An Agent is a team member. It has a role, a personality, skills, integrations, and access to brains. It is the who.
A Brain is memory. It is knowledge stored for reference: documents, videos, recordings, expertise. It is the what they know.
Every agent can access:
- Your User Brain (your personal knowledge)
- Company Brain (org context, if you are in an org)
- Customer Brain (customer-facing roles)
- Their own Agent Brain (specialized expertise for their role)
- Whatever Campaign Brain they are assigned to (project-specific context)
Think of it like a real employee:
- The agent is the person
- The brain is their training, education, and reference library
- Skills are the SOPs and playbooks they follow
- Integrations are the tools on their desk
Missions and Subtasks
When you send a mission, here is what happens:
A Mission is what you send. It is the high-level request: "Create a complete content series for our Q2 launch."
The Plan is what Vibey creates from your mission. Vibey's CEO agent analyzes what you need and breaks it into a structured plan with subtasks.
Subtasks are the individual pieces of work, each assigned to the right specialist agent. One subtask might go to your research agent, another to your writer, another to your designer.
Mission: "Create a content series for Q2 launch"
│
├── Vibey plans the work...
│
├── Subtask: Research target topics (→ Research Agent)
├── Subtask: Write blog article 1 (→ Content Writer)
├── Subtask: Write blog article 2 (→ Content Writer)
├── Subtask: Create banner images (→ Designer)
├── Subtask: Create LinkedIn posts from articles (→ Social Agent)
└── Subtask: Create Instagram posts from articles (→ Social Agent)
Each completed subtask produces a deliverable, the actual output you can review. Subtasks can depend on each other, so the writer waits for the research to finish before starting.
Deliverable vs Artifact
Both are "things agents produce," but they serve different contexts.
A Deliverable is the output of a subtask or mission. It appears in the Mission detail and in the Space Docs view. It is what you review and approve after delegation.
An Artifact is a structured asset that lives in a Space. It is what you see and interact with during a conversation: an offer being built, a funnel being designed.
In practice, deliverables from missions often become artifacts in the Space.
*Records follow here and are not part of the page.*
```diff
@@ -637,6 +638,7 @@
         *dst = lam[q];
       }
     }
+    tw.advance();
   }
 
   BWD_STAMP(2, wall_clock64());
@@ -678,8 +680,16 @@
 
 template <class C, bool PLAN> struct OdeFwdMixedLds {
   static constexpr int OWN = OdeFwdSplitLds<C>::FLOATS;
-  static constexpr int FLOATS = (PLAN && PLAN_LDS_INTS > OWN) ? PLAN_LDS_INTS : OWN;
+  static constexpr int HOSTED = (PLAN && PLAN_LDS_INTS > DEAL_LDS_INTS) ? PLAN_LDS_INTS : DEAL_LDS_INTS;
+  static constexpr int FLOATS = HOSTED > OWN ? HOSTED : OWN;
 };
+NJ_DEV bool fwd_hosts_deal(const KArgs& a) { return a.bwd_deal != nullptr && a.save_traj != 0; }
+NJ_DEV void fwd_deal_block(const KArgs& a, lfp lds_raw) {
+  DealJob j;
+  j.base_s = a.base_s, j.n_obs = a.n_obs, j.K = a.K, j.ns = a.n_split_blocks, j.nb = a.n_blocks_bwd;
+  j.out = a.bwd_deal;
+  deal_build(j, (int*)lds_raw);
+}
 template <class C, bool DROP, bool PLAN>
 __device__ __forceinline__ void ode_fwd_mixed_body(const KArgs& a, lfp lds_raw, int bid, int nblocks) {
   const int n_tiles = (a.n_obs + 15) / 16, ns = a.n_split_fwd;
@@ -698,7 +708,12 @@
 template <class C, bool DROP>
 __global__ void __launch_bounds__(256, 2) k_ode_fwd_mixed(KArgs a) {
   __shared__ __attribute__((aligned(16))) float lds_raw[OdeFwdMixedLds<C, false>::FLOATS];
-  ode_fwd_mixed_body<C, DROP, false>(a, (lfp)lds_raw, blockIdx.x, gridDim.x);
+  const int nd = fwd_hosts_deal(a) ? 1 : 0;
+  if (nd && blockIdx.x == 0) {
+    fwd_deal_block(a, (lfp)lds_raw);
+    return;
+  }
+  ode_fwd_mixed_body<C, DROP, false>(a, (lfp)lds_raw, (int)blockIdx.x - nd, (int)gridDim.x - nd);
 }
 template <class C, bool DROP>
 __global__ void __launch_bounds__(256, 2) k_ode_fwd_mixed_plan(KArgs a, PlanJob job) {
@@ -707,7 +722,12 @@
     plan_grid_body(job, blockIdx.x, (int*)lds_raw);
     return;
   }
-  ode_fwd_mixed_body<C, DROP, true>(a, (lfp)lds_raw, (int)blockIdx.x - job.P, (int)gridDim.x - job.P);
+  const int nd = fwd_hosts_deal(a) ? 1 : 0;
+  if (nd && (int)blockIdx.x == job.P) {
+    fwd_deal_block(a, (lfp)lds_raw);
+    return;
+  }
+  ode_fwd_mixed_body<C, DROP, true>(a, (lfp)lds_raw, (int)blockIdx.x - job.P - nd, (int)gridDim.x - job.P - nd);
 }
 template <class C> struct OdeBwdMixedLds {
   static constexpr int A = OdeBwdActLds<C>::FLOATS, B = OdeBwdSplitLds<C>::FLOATS;
diff --git a/njode_amd/csrc/njode_ode2.h b/njode_amd/csrc/njode_ode2.h
--- a/njode_amd/csrc/njode_ode2.h
+++ b/njode_amd/csrc/njode_ode2.h
@@ -1,6 +1,7 @@
 #pragma once
 #include "njode_mfma.h"
 #include "njode_mfma_rows.h"
+#include "njode_plan.h"
 
 namespace njode {
 
@@ -215,6 +216,24 @@
 NJ_DEV void vm_drain() { __builtin_amdgcn_s_waitcnt(0x0F70); }
 typedef const long long __attribute__((address_space(4))) * cllp;
 NJ_DEV long long sload_ll(const long long* p, int i) { return ((cllp)(unsigned long long)p)[i]; }
+typedef const int __attribute__((address_space(4))) * cip;
+NJ_DEV int sload_i(const int* p, int i) { return ((cip)(unsigned long long)p)[i]; }
+
+struct TileWalk {
+  const int* deal;
+  int worker, n_workers, tile0, tile1, round, left, tile, nxt;
+  NJ_DEV void begin(const int* deal_, int slot, int worker_, int n_workers_, int tile0_, int tile1_) {
+    deal = deal_, worker = worker_, n_workers = n_workers_, tile0 = tile0_, tile1 = tile1_;
+    round = 0, left = tile1 - tile0, nxt = -1;
+    tile = deal ? sload_i(deal, slot) : tile0 + snake_tile(0, worker, n_workers);
+  }
+  NJ_DEV bool more() const { return tile >= tile0 && tile < tile1 && left > 0; }
+  NJ_DEV void peek() { if (deal) nxt = sload_i(deal + DEAL_NEXT_OFF, tile); }
+  NJ_DEV void advance() {
+    ++round, --left;
+    tile = deal ? nxt : tile0 + snake_tile(round, worker, n_workers);
+  }
+};
 
 template <int ACT, bool DROP> NJ_DEV float dact_stored(float av) {
   const float d = dact_f<ACT>(av);
@@ -608,19 +627,19 @@
     for (int n = 0; n < NT0; ++n) G1[i][n] = zero4;
   }
   float* const trash = a.trash + threadIdx.x * C::H;
-  const int n_tiles = tile1 - tile0;
   BWD_STAMP(1, wall_clock64());
   int n_done = 0, n_steps_done = 0;
 #ifdef NJ_BWD_STAMPS
   unsigned long long t_pro = 0, t_loop = 0;
 #endif
-  for (int round = 0; round * n_waves < n_tiles; ++round) {
+  TileWalk tw;
+  tw.begin(a.bwd_deal, a.n_split_blocks + wave, wave, n_waves, tile0, tile1);
+  while (tw.more()) {
 #ifdef NJ_BWD_STAMPS
     const unsigned long long tt0 = wall_clock64();
 #endif
-    const int rel = snake_tile(round, wave, n_waves);
-    if (rel >= n_tiles) continue;
-    const int tile = tile0 + rel;
+    const int tile = tw.tile;
+    tw.peek();
     const int j = tile * 16 + c;
     const bool valid = j < a.n_obs;
     Item<C> it;
@@ -770,6 +789,7 @@
       float* dst = u < C::H ? out + u : trash;
       *dst = lam[q];
     }
+    tw.advance();
   }
 
 #ifdef NJ_BWD_STAMPS
diff --git a/njode_amd/csrc/njode_plan.h b/njode_amd/csrc/njode_plan.h
--- a/njode_amd/csrc/njode_plan.h
+++ b/njode_amd/csrc/njode_plan.h
@@ -10,6 +10,19 @@
 constexpr int PLAN_SCAN_CHUNKS = 32;
 constexpr int SPLIT_KMAX = 4095;
 struct SplitCfg { int on, ns[2], nw[2]; float r[2]; };
+constexpr int DEAL_KMAX = 511;
+constexpr int DEAL_WORKERS_MAX = 4096;
+constexpr int DEAL_BLOCKS_MAX = 1024;
+constexpr int DEAL_RES_BLOCKS = 512;
+constexpr int DEAL_NEXT_OFF = DEAL_BLOCKS_MAX + DEAL_WORKERS_MAX;
+constexpr long long DEAL_COST_MAX = 1ll << 27;
+constexpr int DEAL_C1_STEP = 4, DEAL_C1_TILE = 3, DEAL_C4_STEP = 2, DEAL_C4_TILE = 2, DEAL_BLOCK_OVH = 5;
+inline long long deal_cost_bound(int B, int n_tiles, int K) {
+  return DEAL_C1_STEP * ((long long)K + (long long)B * K / 16 + 1) + (long long)DEAL_C1_TILE * n_tiles;
+}
+inline size_t deal_region_ints(int n_tiles) {
+  return (size_t)DEAL_NEXT_OFF + (size_t)((n_tiles + 15) & ~15);
+}
 
 struct PlanJob {
   int P;
diff --git a/njode_amd/csrc/njode_route.h b/njode_amd/csrc/njode_route.h
--- a/njode_amd/csrc/njode_route.h
+++ b/njode_amd/csrc/njode_route.h
@@ -21,6 +21,7 @@
   bool seg_bits;
   bool seg_act;
   bool pack;
+  bool deal;
   bool lock_act;
   bool lock_bits;
   bool delta, delta_seg;
@@ -57,6 +58,7 @@
   z.seg_bits = o.act_floats > 0 && z.seg_any && n_obs > 0 && z.train && (cdiv(n_obs, 16) <= 768 || z.seg_items);
   z.seg_act = z.save && o.act_floats > 0 && z.seg_untailed && n_obs > 0;
   z.pack = z.seg_act && e.item_pack;
+  z.deal = z.seg_act && e.bwd_deal;
   z.lock_act = z.save && (z.chain || (o.lock_act_floats > 0 && !want_path));
   z.lock_bits = z.train && (z.chain || z.lock_act);
   z.delta = z.save && e.chain_delta && (z.chain || (z.seg_act && z.seg_items)) &&
@@ -97,6 +99,7 @@
   int dw_pair_blocks, dw_seg_blocks;
   bool chain_dw;
   bool dw_stored;
+  bool bwd_deal;
   bool hosts_plan;
   bool needs_PT;
 };
@@ -154,6 +157,10 @@
     r.n_blocks_fwd = r.n_split_fwd + nsb;
   }
   r.seg_chain = (r.seg_mfma && r.ode_split && z.seg_items) ? 1 : 0;
+  r.bwd_deal = z.deal && r.seg_mfma && r.ode_split && !r.seg_chain && n_tiles > 384 && K <= DEAL_KMAX &&
+               r.n_blocks_bwd <= DEAL_BLOCKS_MAX && r.n_split_blocks < std::min(r.n_blocks_bwd, DEAL_RES_BLOCKS) &&
+               4 * (r.n_blocks_bwd - r.n_split_blocks) <= DEAL_WORKERS_MAX &&
+               deal_cost_bound(B, n_tiles, K) <= DEAL_COST_MAX;
   r.enc_blocks = e.enc_blocks;
   r.tails_ride = r.tails && r.seg_chain;
   r.seg_bits_ahead = r.seg_mfma && drop && z.seg_bits &&
```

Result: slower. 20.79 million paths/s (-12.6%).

When an agent writes an email sequence as a mission deliverable, it shows up as an artifact you can preview and edit.
Flows
A Flow is a trigger plus one or more actions that run by themselves inside a Space.
Triggers include: a task is created, a task status changes, a contact is added, a Fathom recording becomes ready, a form is submitted, an inbound email arrives, an inbound Slack message arrives, a schedule fires.
Actions include: create a task, assign to someone, change status, send to an agent, send an email, send a Slack message, send a channel message, create a contact, add a tag, create an artifact, publish an artifact, ask an agent to suggest follow-up tasks.
Example: "Every time a Fathom call ends, ask the sales agent to suggest follow-up tasks for the call owner."
More in Flows.
Channels: Two Different Things
The word "channel" is used in two places. Do not confuse them.
| Type | What it is | Where it lives |
|---|---|---|
| Space Channel | An in-Space thread where humans tag agents and work together | Inside a Space, in the Channels view |
| External Channel | A bridge to Slack or Telegram so your agents can be talked to from outside Vibey | Settings, plus the External Channels docs |
When most people say "channel" inside Vibey, they mean a Space Channel.
Autopilot
Autopilot lets Vibey keep working when you close the tab.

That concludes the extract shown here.